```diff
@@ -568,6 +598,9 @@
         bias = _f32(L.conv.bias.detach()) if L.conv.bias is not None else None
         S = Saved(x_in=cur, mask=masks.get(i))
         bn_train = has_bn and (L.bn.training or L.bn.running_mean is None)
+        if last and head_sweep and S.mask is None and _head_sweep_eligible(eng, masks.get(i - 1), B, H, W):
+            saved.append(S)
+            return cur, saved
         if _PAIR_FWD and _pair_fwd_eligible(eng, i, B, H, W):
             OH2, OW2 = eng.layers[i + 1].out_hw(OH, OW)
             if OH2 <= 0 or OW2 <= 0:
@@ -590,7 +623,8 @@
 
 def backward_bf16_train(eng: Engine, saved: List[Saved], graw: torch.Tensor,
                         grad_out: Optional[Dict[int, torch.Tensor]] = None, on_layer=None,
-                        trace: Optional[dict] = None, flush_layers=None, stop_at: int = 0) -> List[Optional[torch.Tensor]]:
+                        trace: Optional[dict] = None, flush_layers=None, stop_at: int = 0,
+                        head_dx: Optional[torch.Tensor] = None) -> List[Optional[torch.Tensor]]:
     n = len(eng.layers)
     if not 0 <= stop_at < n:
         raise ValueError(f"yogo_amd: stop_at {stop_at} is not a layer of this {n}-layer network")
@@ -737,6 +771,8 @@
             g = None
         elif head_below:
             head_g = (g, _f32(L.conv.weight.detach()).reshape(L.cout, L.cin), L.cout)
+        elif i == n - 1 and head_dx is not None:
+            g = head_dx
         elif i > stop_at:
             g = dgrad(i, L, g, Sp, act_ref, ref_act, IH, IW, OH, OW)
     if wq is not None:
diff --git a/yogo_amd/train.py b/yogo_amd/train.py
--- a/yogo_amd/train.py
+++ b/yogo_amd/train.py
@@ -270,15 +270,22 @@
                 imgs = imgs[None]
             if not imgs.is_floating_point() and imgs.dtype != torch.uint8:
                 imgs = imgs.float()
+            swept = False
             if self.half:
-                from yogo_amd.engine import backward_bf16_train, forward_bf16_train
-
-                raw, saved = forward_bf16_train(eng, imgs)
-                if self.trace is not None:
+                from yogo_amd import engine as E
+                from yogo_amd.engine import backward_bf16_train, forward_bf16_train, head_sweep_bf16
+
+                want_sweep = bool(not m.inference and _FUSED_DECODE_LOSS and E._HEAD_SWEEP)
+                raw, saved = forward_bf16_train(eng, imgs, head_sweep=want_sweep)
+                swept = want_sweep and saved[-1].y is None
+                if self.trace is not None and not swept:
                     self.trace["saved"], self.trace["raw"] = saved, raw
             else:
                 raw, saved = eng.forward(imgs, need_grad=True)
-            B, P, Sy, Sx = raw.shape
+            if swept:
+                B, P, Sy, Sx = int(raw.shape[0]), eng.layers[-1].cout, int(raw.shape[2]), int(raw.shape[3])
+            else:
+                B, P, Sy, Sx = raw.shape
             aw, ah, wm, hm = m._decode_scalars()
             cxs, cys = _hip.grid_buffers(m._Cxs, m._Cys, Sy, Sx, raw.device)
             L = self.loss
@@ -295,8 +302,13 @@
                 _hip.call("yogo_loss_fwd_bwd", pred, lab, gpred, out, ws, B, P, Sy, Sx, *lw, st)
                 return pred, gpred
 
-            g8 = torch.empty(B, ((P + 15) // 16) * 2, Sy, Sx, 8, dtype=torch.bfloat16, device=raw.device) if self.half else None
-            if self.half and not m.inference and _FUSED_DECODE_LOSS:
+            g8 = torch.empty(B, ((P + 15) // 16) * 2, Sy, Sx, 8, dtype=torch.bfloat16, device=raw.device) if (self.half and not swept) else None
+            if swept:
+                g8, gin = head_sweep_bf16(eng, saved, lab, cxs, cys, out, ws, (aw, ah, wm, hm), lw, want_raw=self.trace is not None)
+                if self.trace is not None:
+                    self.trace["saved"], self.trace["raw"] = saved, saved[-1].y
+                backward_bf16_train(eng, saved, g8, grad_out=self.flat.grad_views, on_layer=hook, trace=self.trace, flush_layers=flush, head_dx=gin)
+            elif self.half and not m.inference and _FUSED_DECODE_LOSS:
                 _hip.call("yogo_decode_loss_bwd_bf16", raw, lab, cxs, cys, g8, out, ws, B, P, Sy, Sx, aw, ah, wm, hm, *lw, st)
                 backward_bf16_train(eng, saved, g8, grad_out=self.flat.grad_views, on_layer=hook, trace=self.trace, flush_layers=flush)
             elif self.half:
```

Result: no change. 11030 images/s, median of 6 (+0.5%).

━━━━━━━━━━

:: Work request ::
For the data above, state how many of its lines contain the word "flat", giving no other text.

:: Your response ::
2